Experimental Investigation of the Direct Shear Strength Parameters of Compacted Snow
Abstract. Compacted snow is utilized as a building material in various construction and engineering applications across global high-latitude regions. For the safety assessment of snow and ice structures in cold regions, cohesion and internal friction angle are key shear strength parameters for compacted snow. This study investigates 69 test conditions, considering variations in initial density, sintering time, and sintering temperature. Using direct shear tests, the variation patterns of the shear strength of compacted (machine-made) snow under normal pressures below 100 kPa were analyzed. Results show that under high sintering degree conditions and low normal pressures, the shear stress–displacement curve tends to exhibit strain softening. As initial density increases from 450 to 650 kg·m-3;, both cohesion and internal friction angle increase linearly. With sintering time increasing from 0 to 60 days, cohesion first rises and then falls, while the internal friction angle steadily decreases. As sintering temperature decreases from -5 to -25 °C, cohesion decreases, whereas the internal friction angle increases slightly. A Genetic Algorithm-Back Propagation (GA-BP) neural network was employed to develop a predictive model for shear strength parameters, providing benchmark values for cohesion and internal friction angle under various conditions. These benchmarks can be adaptively adjusted when additional influencing factors require consideration. This study provides essential strength parameters for the design and construction of compacted snow structures and offers a framework for accounting for the influence of other factors on these parameters.

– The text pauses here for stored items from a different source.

template <int HL, int HR, typename Row>
__device__ __forceinline__ f4 ring_fold(Row row, float a) {
  f4 acc = row(HL);
#pragma unroll
  for (int j = 0; j < HL; ++j) acc = seq_step(acc, row(j), a);
#pragma unroll
  for (int j = 0; j < HR; ++j) acc = seq_step(acc, row(HL + 1 + j), a);
  return acc;
}

template <int HL, int HR, int U, bool SC1>
__device__ __forceinline__ void window_body(const WindowArgs& w, long long nvec) {
  constexpr int R = kWinMaxDev + HL + HR;
  constexpr long long kTile = (long long)kBlock * U;
  const int nr = w.nb + HL + HR;
  for (long long t = blockIdx.x; t * kTile < nvec; t += gridDim.x) {
    const long long base = t * kTile + threadIdx.x;
    f4 r[U][R];
#pragma unroll
    for (int k = 0; k < R; ++k)
      if (k < nr)
#pragma unroll
        for (int u = 0; u < U; ++u) {
          const long long i = base + (long long)u * kBlock;
          if (i < nvec) r[u][k] = ld4<true>(w.rows[k], i);
        }
#pragma unroll
    for (int b = 0; b < kWinMaxDev; ++b)
      if (b < w.nb) {
        const __amdgpu_buffer_rsrc_t o = out_rsrc(w.out[b], (unsigned)(nvec * 16));
#pragma unroll
        for (int u = 0; u < U; ++u) {
          const long long i = base + (long long)u * kBlock;
          if (i < nvec) {
            const f4 y = ring_fold<HL, HR>([&](int j) { return r[u][b + j]; }, w.a[b]);
            if constexpr (SC1)
              st16_buf<kStoreSc1>(o, i, y);
            else
              st4<true>(w.out[b], i, y);
          }
        }
      }
  }
}

template <int HL, int HR, int U, bool SC1>
__global__ __launch_bounds__(kBlock) void window_vec_kernel(WindowArgs w, long long nvec) {
  window_body<HL, HR, U, SC1>(w, nvec);
}

struct RingArgs {
  const float* in;
  float* out;
  const float* alphas;
  long long pitch;
  long long off;
  int D;
};

template <int HL, int HR, int U, bool SC1>
__global__ __launch_bounds__(kBlock) void ring_round_kernel(RingArgs ra, long long nvec) {
  const int p = blockIdx.y;
  WindowArgs w;
  w.nb = min(kWinMaxDev, ra.D - p * kWinMaxDev);
#pragma unroll
  for (int k = 0; k < kWinMaxDev + HL + HR; ++k) {
    const int g = ((p * kWinMaxDev - HL + k) % ra.D + ra.D) % ra.D;
    w.rows[k] = ra.in + (long long)g * ra.pitch + ra.off;
  }
#pragma unroll
  for (int b = 0; b < kWinMaxDev; ++b) {
    const int d = min(p * kWinMaxDev + b, ra.D - 1);
    w.out[b] = ra.out + (long long)d * ra.pitch + ra.off;
    w.a[b] = ra.alphas[d];
  }
  window_body<HL, HR, U, SC1>(w, nvec);
}

struct SlideArgs {
  const float* in;
  float* out;
  const float* alphas;
  long long in_pitch, out_pitch;
  long long off;
  int rows, first, count, seg;
};

template <int HL, int HR, int PF, int U, bool SC1>
__global__ __launch_bounds__(kBlock) void ring_slide_kernel(SlideArgs sa, long long nvec) {
  constexpr int W = HL + HR + 1;
  constexpr int RS = W + PF;
  constexpr long long kTile = (long long)kBlock * U;
  const int n0 = (int)blockIdx.y * sa.seg;
  const int len = min(sa.seg, sa.count - n0);
  const int total = len + HL + HR;
  const int d0 = sa.first + n0;
  int g0 = (d0 - HL) % sa.rows;
  if (g0 < 0) g0 += sa.rows;
  const int o0 = d0 >= sa.rows ? d0 - sa.rows : d0;
  const float* const in = sa.in + sa.off;
  float* const out = sa.out + sa.off;
  const float* const in_end = in + (long long)sa.rows * sa.in_pitch;
  float* const out_end = out + (long long)sa.rows * sa.out_pitch;
  for (long long t = blockIdx.x; t * kTile < nvec; t += gridDim.x) {
    const long long i = t * kTile + threadIdx.x;
    if (i >= nvec) continue;
    bool ok[U];
    unsigned voff[U];
#pragma unroll
    for (int v = 0; v < U; ++v) {
      ok[v] = i + (long long)v * kBlock < nvec;
      voff[v] = (unsigned)((ok[v] ? i + (long long)v * kBlock : i) * 16);
    }
    const float* rp = in + (long long)g0 * sa.in_pitch;
    float* op = out + (long long)o0 * sa.out_pitch;
    f4 r[RS][U];
    auto load_row = [&](f4(&slot)[U]) {
#pragma unroll
      for (int v = 0; v < U; ++v)
        slot[v] = __builtin_nontemporal_load(reinterpret_cast<const f4*>(reinterpret_cast<const char*>(rp) + voff[v]));
      rp += sa.in_pitch;
      if (rp == in_end) rp = in;
    };
#pragma unroll
    for (int q = 0; q < RS - 1; ++q)
      if (q < total) load_row(r[q]);
    for (int n = 0; n < len; n += RS) {
#pragma unroll
      for (int u = 0; u < RS; ++u) {
        const int m = n + u;
        if (m < len) {
          if (m + RS - 1 < total) load_row(r[(u + RS - 1) % RS]);
          const float a = sa.alphas[n0 + m];
          f4 acc[U];
#pragma unroll
          for (int v = 0; v < U; ++v) acc[v] = ring_fold<HL, HR>([&](int j) { return r[(u + j) % RS][v]; }, a);
#pragma unroll
          for (int v = 0; v < U; ++v)
            if (ok[v]) {
              if constexpr (SC1)
                st16_buf<kStoreSc1>(out_rsrc(op, (unsigned)(nvec * 16)), i + (long long)v * kBlock, acc[v]);
              else
                __builtin_nontemporal_store(acc[v], reinterpret_cast<f4*>(reinterpret_cast<char*>(op) + voff[v]));
            }
          op += sa.out_pitch;
          if (op == out_end) op = out;
        }
      }
    }
  }
}

__global__ __launch_bounds__(kBlock) void window_scalar_kernel(WindowArgs w, int hl, int hr,
                                                               long long begin, long long P) {
  for (long long i = begin + (long long)blockIdx.x * kBlock + threadIdx.x; i < P;
       i += (long long)gridDim.x * kBlock) {
    for (int b = 0; b < w.nb; ++b) {
      float acc = w.rows[b + hl][i];
      for (int j = 0; j < hl; ++j) acc = seq_step(acc, w.rows[b + j][i], w.a[b]);
      for (int j = 0; j < hr; ++j) acc = seq_step(acc, w.rows[b + hl + 1 + j][i], w.a[b]);
      w.out[b][i] = acc;
    }
  }
}

}

namespace {
struct WindowTune {
  int vec, sc1, blocks_per_cu;
};
static WindowTune window_tune() {
  WindowTune t{1, 0, 6};
  t.vec = env_int("CFA_WINDOW_VEC", t.vec) == 1 ? 1 : 2;
  t.sc1 = env_int("CFA_WINDOW_SC1", t.sc1) ? 1 : 0;
  t.blocks_per_cu = env_int("CFA_WINDOW_BLOCKS_PER_CU", t.blocks_per_cu);
  if (t.blocks_per_cu <= 0) t.blocks_per_cu = 2;
  return t;
}
static long long window_tiles(long long m, const WindowTune& t) {
  return (m + (long long)kBlock * t.vec - 1) / ((long long)kBlock * t.vec);
}
template <typename F>
void for_vec_sc1(const WindowTune& t, F&& fn) {
  using One = std::integral_constant<int, 1>;
  using Two = std::integral_constant<int, 2>;
  if (t.vec == 1) {
    if (t.sc1) fn(One{}, std::true_type{});
    else fn(One{}, std::false_type{});
  } else {
    if (t.sc1) fn(Two{}, std::true_type{});
    else fn(Two{}, std::false_type{});
  }
}
template <int HL, int HR>
void launch_window(const WindowArgs& w, long long nvec, hipStream_t st) {
  const WindowTune t = window_tune();
  const cfa_launch_t lc{t.blocks_per_cu, t.vec, 1};
  for_each_chunk(nvec, [&](long long done, long long m) {
    WindowArgs c = w;
    for (int k = 0; k < w.nb + HL + HR; ++k) c.rows[k] = w.rows[k] + done * 4;
    for (int b = 0; b < w.nb; ++b) c.out[b] = w.out[b] + done * 4;
    const unsigned grid = grid_for(window_tiles(m, t), lc);
    for_vec_sc1(t, [&](auto u, auto sc1) {
      window_vec_kernel<HL, HR, decltype(u)::value, decltype(sc1)::value><<<grid, kBlock, 0, st>>>(c, m);
    });
  });
}
template <int HL, int HR>
void launch_ring_round(const RingArgs& ra, long long nvec, hipStream_t st) {
  const WindowTune t = window_tune();
  const cfa_launch_t lc{t.blocks_per_cu, t.vec, 1};
  const unsigned passes = (unsigned)((ra.D + kWinMaxDev - 1) / kWinMaxDev);
  for_each_chunk(nvec, [&](long long done, long long m) {
    RingArgs c = ra;
    c.off = ra.off + done * 4;
    const long long tiles = window_tiles(m, t);
    long long gx = (grid_for(tiles, lc) + passes - 1) / passes;
    if (gx < 1) gx = 1;
    if (gx > tiles) gx = tiles;
    const dim3 grid((unsigned)gx, passes);
    for_vec_sc1(t, [&](auto u, auto sc1) {
      ring_round_kernel<HL, HR, decltype(u)::value, decltype(sc1)::value><<<grid, kBlock, 0, st>>>(c, m);
    });
  });
}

Experimental Investigation of the Direct Shear Strength Parameters of Compacted Snow
By Haifeng Huo, Hui Xu, Jixiu Wu, Tao Li, Jingjin Liu, Enzhao Xiao and Xueyuan Tang
Summary
This paper presents an experimental setup to investigate the shear strength parameters of compacted snow. It also proposes a methodology for preparing compacted snow samples with distinct parameters, including initial density, sintering time, and sintering temperature. Using their apparatus, the authors obtained shear stress–displacement curves for samples under different normal loads. From these curves, they derived the shear strength based on the peak shear stress when present, or at a fixed displacement of 4 mm when no peak was observed. They also calculated the internal friction angle and cohesion using a Mohr–Coulomb relationship. Finally, the authors proposed a neural network to predict the shear parameters based on the four tested variables.
The paper is generally well written, and the methodology appears appropriate for the research question. While the novelty of the work is limited, the measurements and dataset produced in this study are valuable and warrant publication. My main concern is the choice of a neural network to predict a relatively simple relationship using only four variables. This choice seems driven more by popularity than by scientific necessity, especially since it is neither justified nor discussed. In addition, the discussion section would benefit from deeper analysis, as it currently reads like a list of bullet points. It may also be useful to add a dedicated section addressing the limitations and biases of the study, and how these may influence the results.
Major Comment:
Specific comments (line number)
63: Which studies? A few references are required here as it is the base of the novelty of the study.
Specific comments (line numbers)
74–75: Is there any reference for this process?
89: What is the resulting sow grain type, I’m guessing rounding grains or facets but was this observed? What exactly is meant by a natural sintering environment? Does this refer to isolating the sample from the surrounding air in the cold room? If possible, add a photo to Figure 1.
Table 1: Please define σ as the other variables.
Figure 6: Please add the symbol definitions so the figure can be understood on its own.
157: This result is interesting, as lower densities closer to natural compacted snow often exhibit peak strain-softening. Why was 650 kg/m³ used for sintering time tests and 550 kg/m³ for sintering temperature tests?
177: “…and increases again after 250 kg/m³.”
Figure 11: Why is the density plotted with a dashed line while the other curves are solid? You should consider using dashed lines for all curves, since no observations exist outside the measured points and no analytical fit is provided.
Section 4: Why use a neural network? It seems excessive for a four-variable input and a relatively simple interaction between variables.
284: Rephrase the sentence so it is clear that you compared the shear strength with all the other input variables.
337-339: Can you compare with other studies for your “low density”? It is surprising to me that you have no softening peak with lower densities that are closer to natural snow. Maybe discuss the influence of the other parameters on that matter (sintering time chose = 5 days).